template <bool FORWARD, int IO, bool kCrop = false>
__global__ void __launch_bounds__(kXYThreads)
k_lift_xy(double* vals, size_t valsStride, uint32_t cx, uint32_t cy, uint32_t cz, int R,
          LiftConsts K, const CoderState* st, void* volume, VolDesc vd, const GeomOf<kCrop>* geom)
{
  static_assert(IO == 1 || IO == 2, "float or double volume");
  static_assert(!kCrop || !FORWARD, "the crop variant is a last inverse pass");
  using VT = typename std::conditional<IO == 1, float, double>::type;
  const uint32_t c = blockIdx.y;
  const bool is_const = st[c].is_const != 0;
  if (is_const && FORWARD)
    return;
  double* sm = reinterpret_cast<double*>(dyn_smem);
  const uint32_t ntile = (cy + R - 1) / R;
  const uint32_t z = blockIdx.x / ntile, y0 = (blockIdx.x % ntile) * R;
  const uint32_t ylo = y0 >= (uint32_t)kXYHalo ? y0 - kXYHalo : 0u;
  const uint32_t yhi = min(cy, y0 + R + kXYHalo);
  const uint32_t yend = min(cy, y0 + R);
  const uint32_t nrow = yhi - ylo;
  const uint32_t RS = cx + 1;
  const uint32_t xe = cx - cx / 2, ye = cy - cy / 2;
  const GeomOf<kCrop> g = geom[c];
  VT* vol = reinterpret_cast<VT*>(volume);
  const size_t vsy = vd.dims[0], vsz = (size_t)vd.dims[0] * vd.dims[1];
  size_t vbase = 0;
  uint32_t wy0 = y0, wy1 = yend, wx0 = 0, wx1 = cx;
  if constexpr (kCrop) {
    wy0 = max(y0, g.lo[1]);
    wy1 = min(yend, g.hi[1]);
    wx0 = g.lo[0];
    wx1 = g.hi[0];
    if (z - g.lo[2] >= g.hi[2] - g.lo[2] || wy0 >= wy1)
      return;
  }
  else
    vbase = (size_t)(g.org[2] + z) * vsz + (size_t)g.org[1] * vsy + g.org[0];
  auto out_at = [&](uint32_t x, uint32_t y) -> size_t {
    if constexpr (kCrop)
      return crop_addr(g, vd, x, y, z);
    else
      return vbase + (size_t)y * vsy + x;
  };
  double* buf = vals + c * valsStride + (size_t)z * cx * cy;
  const double mean = st[c].mean;
  const uint32_t tid = threadIdx.x;

  if (is_const) {
    if constexpr (kCrop) {
      const uint32_t w = wx1 - wx0;
      for (uint32_t k = tid; k < (wy1 - wy0) * w; k += kXYThreads)
        vol[out_at(wx0 + k % w, wy0 + k / w)] = (VT)mean;
    }
    else
      for (uint32_t k = tid; k < (yend - y0) * cx; k += kXYThreads)
        vol[vbase + (size_t)(y0 + k / cx) * vsy + k % cx] = (VT)mean;
    return;
  }

  const uint32_t lane = tid & 63u, wave = tid >> 6, nwaves = kXYThreads / 64;
  {
    using ST = typename std::conditional<FORWARD, VT, double>::type;
    const uint32_t nxb = (cx + 63) / 64;
    const uint32_t rowsW = nrow > wave ? (nrow - wave + nwaves - 1) / nwaves : 0;
    const uint32_t items = rowsW * nxb;
    uint32_t ri = 0, bi = 0;
    for (uint32_t m0 = 0; m0 < items; m0 += kStage) {
      ST v[kStage];
      uint32_t ri2 = ri, bi2 = bi;
#pragma unroll
      for (int u = 0; u < kStage; u++) {
        const uint32_t j = wave + nwaves * ri2, x = lane + 64 * bi2;
        v[u] = 0;
        if (m0 + u < items && x < cx) {
          const uint32_t y = ylo + j;
          if (FORWARD)
            v[u] = (ST)vol[vbase + (size_t)y * vsy + x];
          else
            v[u] = (ST)buf[(size_t)((y & 1) ? ye + (y >> 1) : (y >> 1)) * cx + ((x & 1) ? xe + (x >> 1) : (x >> 1))];
        }
        if (++bi2 == nxb) {
          bi2 = 0;
// ... 78 lines not shown
        const uint32_t dcol = (x & 1) ? xe + (x >> 1) : (x >> 1);
#pragma unroll
        for (int k = 0; k < kSeg; k++) {
          const uint32_t y = y0 + q * kSeg + k;
          if (y < yend)
            buf[(size_t)((y & 1) ? ye + (y >> 1) : (y >> 1)) * cx + dcol] = r[4 + k];
        }
      }
    }
  }
  else {
    for (uint32_t xb = 0; xb < cx; xb += cpr) {
      const uint32_t x = xb + tid % cpr, q = tid / cpr;
      const bool on = x < cx && q < nq;
      double r[16];
      if (on) {
        load_column(x, q, r);
        lift16<false>(r, K);
      }
      __syncthreads();
      if (on) {
#pragma unroll
        for (int k = 0; k < kSeg; k++) {
          const uint32_t y = y0 + q * kSeg + k;
          if (y < yend)
            sm[(size_t)(y - ylo) * RS + x] = r[4 + k];
        }
      }
    }
    __syncthreads();
    lift_x(y0 - ylo, yend - ylo);
    if constexpr (kCrop) {
      for (uint32_t y = wy0 + wave; y < wy1; y += nwaves) {
        VT* dstrow = vol + out_at(wx0, y);
        const double* srow = sm + (size_t)(y - ylo) * RS;
        for (uint32_t x = wx0 + lane; x < wx1; x += 64)
          dstrow[x - wx0] = (VT)(srow[x] + mean);
      }
    }
    else
    for (uint32_t y = y0 + wave; y < yend; y += nwaves) {
      VT* dstrow = vol + vbase + (size_t)y * vsy;
      const double* srow = sm + (size_t)(y - ylo) * RS;
      for (uint32_t x = lane; x < cx; x += 64)
        dstrow[x] = (VT)(srow[x] + mean);
    }
  }
}

#ifndef XYZ_INV_THREADS
#define XYZ_INV_THREADS 1024
#endif
#ifndef XYZ_INV_PREFETCH
#define XYZ_INV_PREFETCH 2
#endif
#ifndef XYZ_FWD_THREADS
#define XYZ_FWD_THREADS 1024
#endif
constexpr int kXYZThreadsF = XYZ_FWD_THREADS, kXYZThreadsI = XYZ_INV_THREADS;
constexpr int kXYZRows = 16;
constexpr int kXYZStaged = kXYZRows + 2 * kXYHalo;
constexpr int kXYZPosF = (4096 + kXYZThreadsF - 1) / kXYZThreadsF;
constexpr int kXYZStageF = (6144 + kXYZThreadsF - 1) / kXYZThreadsF;
constexpr int kXYZPosI = 6144 / kXYZThreadsI;
#ifndef XYZ_INV_GROUP
#define XYZ_INV_GROUP 3
#endif
constexpr int kXYZGroupI = XYZ_INV_GROUP;
#ifndef XYZ_FWD_YOUT
#define XYZ_FWD_YOUT 4
#endif
#ifndef XYZ_FWD_XOUT
#define XYZ_FWD_XOUT 8
#endif
#ifndef XYZ_INV_YOUT
#define XYZ_INV_YOUT 4
#endif
#ifndef XYZ_INV_XOUT
#define XYZ_INV_XOUT 4
#endif
#ifndef XYZ_INV_XSTORE
#define XYZ_INV_XSTORE 1
#endif
#ifndef XYZ_FWD_OFF
#define XYZ_FWD_OFF 0
#endif
#ifndef XYZ_INV_OFF
#define XYZ_INV_OFF 0
#endif
template <int MASK>
__device__ __forceinline__ bool xyz_off(int bit, uint32_t nseg)
{
  return (MASK & bit) != 0 && nseg != ~0u;
}
constexpr int kXYZOutFY = XYZ_FWD_YOUT, kXYZOutFX = XYZ_FWD_XOUT, kXYZOutIY = XYZ_INV_YOUT, kXYZOutIX = XYZ_INV_XOUT;
constexpr bool xyz_out_ok(int n) { return n == 2 || n == 4 || n == 8; }
static_assert(xyz_out_ok(kXYZOutFY) && xyz_out_ok(kXYZOutFX) && xyz_out_ok(kXYZOutIY) && xyz_out_ok(kXYZOutIX), "2, 4 or 8 outputs a task");
constexpr int kXYZBoxSlots = 48;

__host__ __device__ inline uint32_t xyz_row_stride(uint32_t cx)
{
  return ((cx + 7u) & ~7u) + 9u;
}

#define XYZ_LDS_BARRIER() asm volatile("s_waitcnt lgkmcnt(0)\n\ts_barrier" ::: "memory")

__device__ __forceinline__ void xyz_put(double* row, uint32_t x, uint32_t cx, double v)
{
  row[4 + x] = v;
  if (x - 1u < 4u)
    row[4 - x] = v;
  if (cx - 2u - x < 4u)
    row[2 * cx + 2 - x] = v;
}

template <bool FORWARD, int NT, int NOUT>
__device__ __forceinline__ void xyz_lift_x(const double* src, double* dst, uint32_t RS, uint32_t cx, uint32_t jlo,
                                           uint32_t jhi, uint32_t tid, const LiftConsts& K)
{
  const uint32_t nseg = (cx + NOUT - 1) / NOUT;
  const uint32_t ntask = (jhi - jlo) * nseg;
#pragma unroll 1
  for (uint32_t t = tid; t < ntask; t += NT) {
    const uint32_t rows = jhi - jlo, sg = t / rows, rb = jlo + (t - sg * rows);
    const double* row = src + (size_t)rb * RS + sg * NOUT;
    double r[NOUT + 8];
#pragma unroll
    for (int k = 0; k < NOUT + 8; k++)
      r[k] = row[k];
    lift_window<FORWARD, NOUT + 8>(r, K);
    double* out = dst + (size_t)rb * RS + 4 + sg * NOUT;
#pragma unroll
    for (int k = 0; k < NOUT; k++)
      if (sg * NOUT + k < cx)
        out[k] = r[4 + k];
  }
}

template <int NT, int NOUT, typename VT>
__device__ __forceinline__ void xyz_lift_x_store(const double* src, VT* vrows, size_t vsy, uint32_t RS, uint32_t cx, uint32_t jlo,
                                                 uint32_t jhi, uint32_t tid, const LiftConsts& K, double mean, bool noMean,
                                                 bool doStore)
{
  const uint32_t nseg = (cx + NOUT - 1) / NOUT;
  const uint32_t ntask = (jhi - jlo) * nseg;
#pragma unroll 1
  for (uint32_t t = tid; t < ntask; t += NT) {
    const uint32_t rows = jhi - jlo, sg = t / rows, rb = t - sg * rows;
    const double* row = src + (size_t)(jlo + rb) * RS + sg * NOUT;
    double r[NOUT + 8];
#pragma unroll
    for (int k = 0; k < NOUT + 8; k++)
      r[k] = row[k];
    lift_window<false, NOUT + 8>(r, K);
    VT* out = vrows + (size_t)rb * vsy + sg * NOUT;
    VT v[NOUT];
#pragma unroll
    for (int k = 0; k < NOUT; k++)
      v[k] = (VT)(noMean ? r[4 + k] : r[4 + k] + mean);
    if (!doStore)
      continue;
    if (sg * NOUT + NOUT <= cx) {
      typedef VT Seg __attribute__((ext_vector_type(NOUT), aligned(sizeof(VT))));
      Seg s;
#pragma unroll
      for (int k = 0; k < NOUT; k++)
        s[k] = v[k];
      *reinterpret_cast<Seg*>(out) = s;
    }
    else {
#pragma unroll
      for (int k = 0; k < NOUT; k++)
        if (sg * NOUT + k < cx)
          out[k] = v[k];
    }
  }
}

template <bool FORWARD, bool APRON, int NT, int NOUT>
__device__ __forceinline__ void xyz_lift_y(const double* src, double* dst, uint32_t RS, uint32_t cx, uint32_t nt,
                                           uint32_t tid, const LiftConsts& K)
{
  const uint32_t nq = (nt + NOUT - 1) / NOUT;
  const uint32_t ntask = nq * cx;
#pragma unroll 1
  for (uint32_t t = tid; t < ntask; t += NT) {
    const uint32_t q = t / cx, x = t - q * cx;
    const double* top = src + (size_t)(q * NOUT) * RS + 4 + x;
    double r[NOUT + 8];
#pragma unroll
    for (int k = 0; k < NOUT + 8; k++)
      r[k] = top[(size_t)k * RS];
    lift_window<FORWARD, NOUT + 8>(r, K);
#pragma unroll
    for (int k = 0; k < NOUT; k++) {
      if (q * NOUT + k < nt) {
        double* row = dst + (size_t)(4 + q * NOUT + k) * RS;
        if (APRON)
          xyz_put(row, x, cx, r[4 + k]);
        else
          row[4 + x] = r[4 + k];
      }
    }
  }
}

template <typename VT, int NPOS, int NSTG, bool L2>
__device__ __forceinline__ void xyz_fwd_body(double* buf, const uint32_t orow, const size_t sliceN, uint32_t cx, uint32_t cy,
                                             uint32_t cz, const LiftConsts& K, CoderState* stc, const VT* volc, const size_t vsy,
                                             const size_t vsz, const double mean, int wantMax, uint32_t in0, uint32_t in1,
                                             uint32_t in2, uint32_t nseg, double* box)
{
  const uint32_t tid = threadIdx.x;
  const uint32_t seg = blockIdx.x % nseg, npairsAll = (cz + 1) / 2;
  const uint32_t mA = seg == 0 ? 0u : (uint32_t)((uint64_t)npairsAll * seg / nseg);
  const uint32_t mB = seg + 1 == nseg ? npairsAll : (uint32_t)((uint64_t)npairsAll * (seg + 1) / nseg);
  const uint32_t zFirst = mA >= 6 ? 2 * (mA - 6) : 0u;
  const uint32_t zEnd = seg + 1 == nseg ? cz : 2 * mB - 1;
  const uint32_t y0 = (blockIdx.x / nseg) * kXYZRows;
  const uint32_t nt = min((uint32_t)kXYZRows, cy - y0);
  const uint32_t RS = xyz_row_stride(cx);
  double* sm = reinterpret_cast<double*>(dyn_smem);
  const uint32_t bufN = (uint32_t)kXYZStaged * RS;
  const uint32_t xe = cx - cx / 2, ye = cy - cy / 2, ze = cz - cz / 2;
  const size_t boxSlice = (size_t)in0 * in1;

  const uint32_t nstage = (uint32_t)kXYZStaged * cx;
  uint32_t pk[NSTG];
#pragma unroll
  for (int k = 0; k < NSTG; k++) {
    const uint32_t q = tid + (uint32_t)k * kXYZThreadsF;
    const uint32_t j = q / cx, x = q - j * cx;
    pk[k] = (j << 27) | (reflect_index((int)y0 - kXYHalo + (int)j, (int)cy) << 12) | x;
  }
  const uint32_t npos = nt * cx;
  uint32_t srow[NPOS], ooff[NPOS];
  uint32_t boff[L2 ? 1 : NPOS];
  uint32_t outerMask = 0;
#pragma unroll
  for (int k = 0; k < NPOS; k++) {
    const uint32_t q = tid + (uint32_t)k * kXYZThreadsF;
    const uint32_t row = q / cx, col = q - row * cx, y = y0 + row;
    srow[k] = ((row + kXYHalo) << 16) | col;
    const uint32_t drow = (y & 1) ? ye + (y >> 1) : (y >> 1), dcol = (col & 1) ? xe + (col >> 1) : (col >> 1);
    ooff[k] = drow * orow + dcol;
    if constexpr (!L2)
      boff[k] = drow * in0 + dcol;
    if (!(dcol < in0 && drow < in1))
      outerMask |= 1u << k;
  }
  double sxe[NPOS], sxo[NPOS], d1p[NPOS], e1p[NPOS], d2p[NPOS];
#pragma unroll
  for (int k = 0; k < NPOS; k++)
    sxe[k] = sxo[k] = d1p[k] = e1p[k] = d2p[k] = 0.0;
  double vmax = 0.0;
  auto emit = [&](int k, uint32_t zp, double v) {
    bool toBox = false;
    if constexpr (!L2)
      toBox = box != nullptr && zp < in2 && !((outerMask >> k) & 1u);
    if (!xyz_off<XYZ_FWD_OFF>(4, nseg))
      *(toBox ? box + ((size_t)zp * boxSlice + boff[L2 ? 0 : k]) : buf + ((size_t)zp * sliceN + ooff[k])) = v;
    if (wantMax && (((outerMask >> k) & 1u) || zp >= in2))
      vmax = fmax(vmax, fabs(v));
  };

  VT pre[NSTG];
  auto issue = [&](uint32_t z) {
    const VT* src = volc + (size_t)z * vsz;
#pragma unroll
    for (int k = 0; k < NSTG; k++) {
      if (xyz_off<XYZ_FWD_OFF>(1, nseg)) {
        pre[k] = (VT)(((pk[k] + z * 40503u) * 2654435761u) >> 20);
      }
      else {
        pre[k] = (tid + (uint32_t)k * kXYZThreadsF) < nstage
                     ? src[(size_t)((pk[k] >> 12) & 0x7fffu) * vsy + (pk[k] & 0xfffu)] : (VT)0;
      }
    }
  };
  issue(zFirst);
  for (uint32_t z = zFirst; z < zEnd; z++) {
    uint32_t RSv = RS, tidv = tid;
    asm volatile("" : "+s"(RSv), "+v"(tidv));
#pragma unroll
    for (int k = 0; k < NSTG; k++)
      asm volatile("" : "+v"(pk[k]));
#pragma unroll
    for (int k = 0; k < NPOS; k++)
      asm volatile("" : "+v"(srow[k]), "+v"(ooff[k]));
    if constexpr (!L2) {
#pragma unroll
      for (int k = 0; k < NPOS; k++)
        asm volatile("" : "+v"(boff[k]));
    }
    double* A = sm + ((z & 1) ? bufN : 0u);
    double* B = sm + ((z & 1) ? 0u : bufN);
#pragma unroll
    for (int k = 0; k < NSTG; k++)
      if ((tid + (uint32_t)k * kXYZThreadsF) < nstage)
        xyz_put(A + (pk[k] >> 27) * RSv, pk[k] & 0xfffu, cx, (double)pre[k] - mean);
    if (z + 1 < zEnd)
      issue(z + 1);
    XYZ_LDS_BARRIER();
    if (!xyz_off<XYZ_FWD_OFF>(2, nseg))
      xyz_lift_x<true, kXYZThreadsF, kXYZOutFX>(A, B, RSv, cx, 0, kXYZStaged, tidv, K);
    XYZ_LDS_BARRIER();
    if (!xyz_off<XYZ_FWD_OFF>(2, nseg))
      xyz_lift_y<true, false, kXYZThreadsF, kXYZOutFY>(B, A, RSv, cx, nt, tidv, K);
    XYZ_LDS_BARRIER();
    const uint32_t m = z >> 1;
    if (xyz_off<XYZ_FWD_OFF>(8, nseg))
      continue;
    if (z & 1) {
#pragma unroll
      for (int k = 0; k < NPOS; k++)
        if ((tid + (uint32_t)k * kXYZThreadsF) < npos)
          sxo[k] = A[(srow[k] >> 16) * RSv + 4 + (srow[k] & 0xffffu)];
    }
    else {
#pragma unroll
      for (int k = 0; k < NPOS; k++) {
        if ((tid + (uint32_t)k * kXYZThreadsF) >= npos)
          continue;
        const double v = A[(srow[k] >> 16) * RSv + 4 + (srow[k] & 0xffffu)];
        if (m >= 1) {
          const double d1n = fma(K.alpha, sxe[k] + v, sxo[k]);
          const double e1n = fma(K.beta, (m == 1 ? d1n : d1p[k]) + d1n, sxe[k]);
          if (m >= 2) {
            const double d2n = fma(K.gamma, e1p[k] + e1n, d1p[k]);
            const double e2 = K.eps * fma(K.delta, (m == 2 ? d2n : d2p[k]) + d2n, e1p[k]);
            if (m >= mA) {
              emit(k, m - 2, e2);
              emit(k, ze + m - 2, (-K.inv_eps) * d2n);
            }
            d2p[k] = d2n;
          }
          d1p[k] = d1n;
          e1p[k] = e1n;
        }
        sxe[k] = v;
      }
    }
  }
#pragma unroll
  for (int k = 0; k < NPOS; k++) {
    if ((tid + (uint32_t)k * kXYZThreadsF) >= npos || seg + 1 != nseg)
      continue;
    if ((cz & 1) == 0) {
      const uint32_t M = cz / 2 - 1;
      const double d1L = fma(K.alpha, sxe[k] + sxe[k], sxo[k]);
      const double e1M = fma(K.beta, d1p[k] + d1L, sxe[k]);
      const double d2a = fma(K.gamma, e1p[k] + e1M, d1p[k]);
      const double e2a = K.eps * fma(K.delta, d2p[k] + d2a, e1p[k]);
      const double d2L = fma(K.gamma, e1M + e1M, d1L);
      const double e2L = K.eps * fma(K.delta, d2a + d2L, e1M);
      emit(k, M - 1, e2a);
      emit(k, ze + M - 1, (-K.inv_eps) * d2a);
      emit(k, M, e2L);
      emit(k, ze + M, (-K.inv_eps) * d2L);
    }
    else {
      const uint32_t M = cz / 2;
      const double e1M = fma(K.beta, d1p[k] + d1p[k], sxe[k]);
      const double d2a = fma(K.gamma, e1p[k] + e1M, d1p[k]);
      const double e2a = K.eps * fma(K.delta, d2p[k] + d2a, e1p[k]);
      const double e2L = K.eps * fma(K.delta, d2a + d2a, e1M);
      emit(k, M - 1, e2a);
      emit(k, ze + M - 1, (-K.inv_eps) * d2a);
      emit(k, M, e2L);
    }
  }
  if (wantMax) {
    for (int d = 32; d > 0; d >>= 1)
      vmax = fmax(vmax, __shfl_xor(vmax, d, 64));
    if ((tid & 63) == 0 && vmax > 0.0)
      atomicMax(reinterpret_cast<unsigned long long*>(&stc->maxabs),
                (unsigned long long)__double_as_longlong(vmax));
  }
}

template <int IO>
__global__ void __launch_bounds__(kXYZThreadsF) __attribute__((amdgpu_waves_per_eu(kXYZThreadsF / 256, kXYZThreadsF / 256)))
k_lift_xyz_fwd(double* vals, size_t valsStride, uint32_t cx, uint32_t cy, uint32_t cz, LiftConsts K,
               CoderState* st, const void* volume, VolDesc vd, const ChunkGeom* geom, int wantMax,
               uint32_t in0, uint32_t in1, uint32_t in2, uint32_t nseg, double* box, size_t boxStride)
{
  static_assert(IO == 1 || IO == 2, "float or double volume");
  using VT = typename std::conditional<IO == 1, float, double>::type;
  const uint32_t c = blockIdx.y;
  if (st[c].is_const != 0)
    return;
  const VT* vol = reinterpret_cast<const VT*>(volume);
// ... 816 lines not shown

bool lift_xy_applicable(const uint32_t cdims[3])
{
  return xy_rows(cdims[0], cdims[1]) > 0;
}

.....

From the data above, output exactly the lines between the one containing "const double d1n" and the one containing "d1p[k] = d1n;", counting both of them.

          const double d1n = fma(K.alpha, sxe[k] + v, sxo[k]);
          const double e1n = fma(K.beta, (m == 1 ? d1n : d1p[k]) + d1n, sxe[k]);
          if (m >= 2) {
            const double d2n = fma(K.gamma, e1p[k] + e1n, d1p[k]);
            const double e2 = K.eps * fma(K.delta, (m == 2 ? d2n : d2p[k]) + d2n, e1p[k]);
            if (m >= mA) {
              emit(k, m - 2, e2);
              emit(k, ze + m - 2, (-K.inv_eps) * d2n);
            }
            d2p[k] = d2n;
          }
          d1p[k] = d1n;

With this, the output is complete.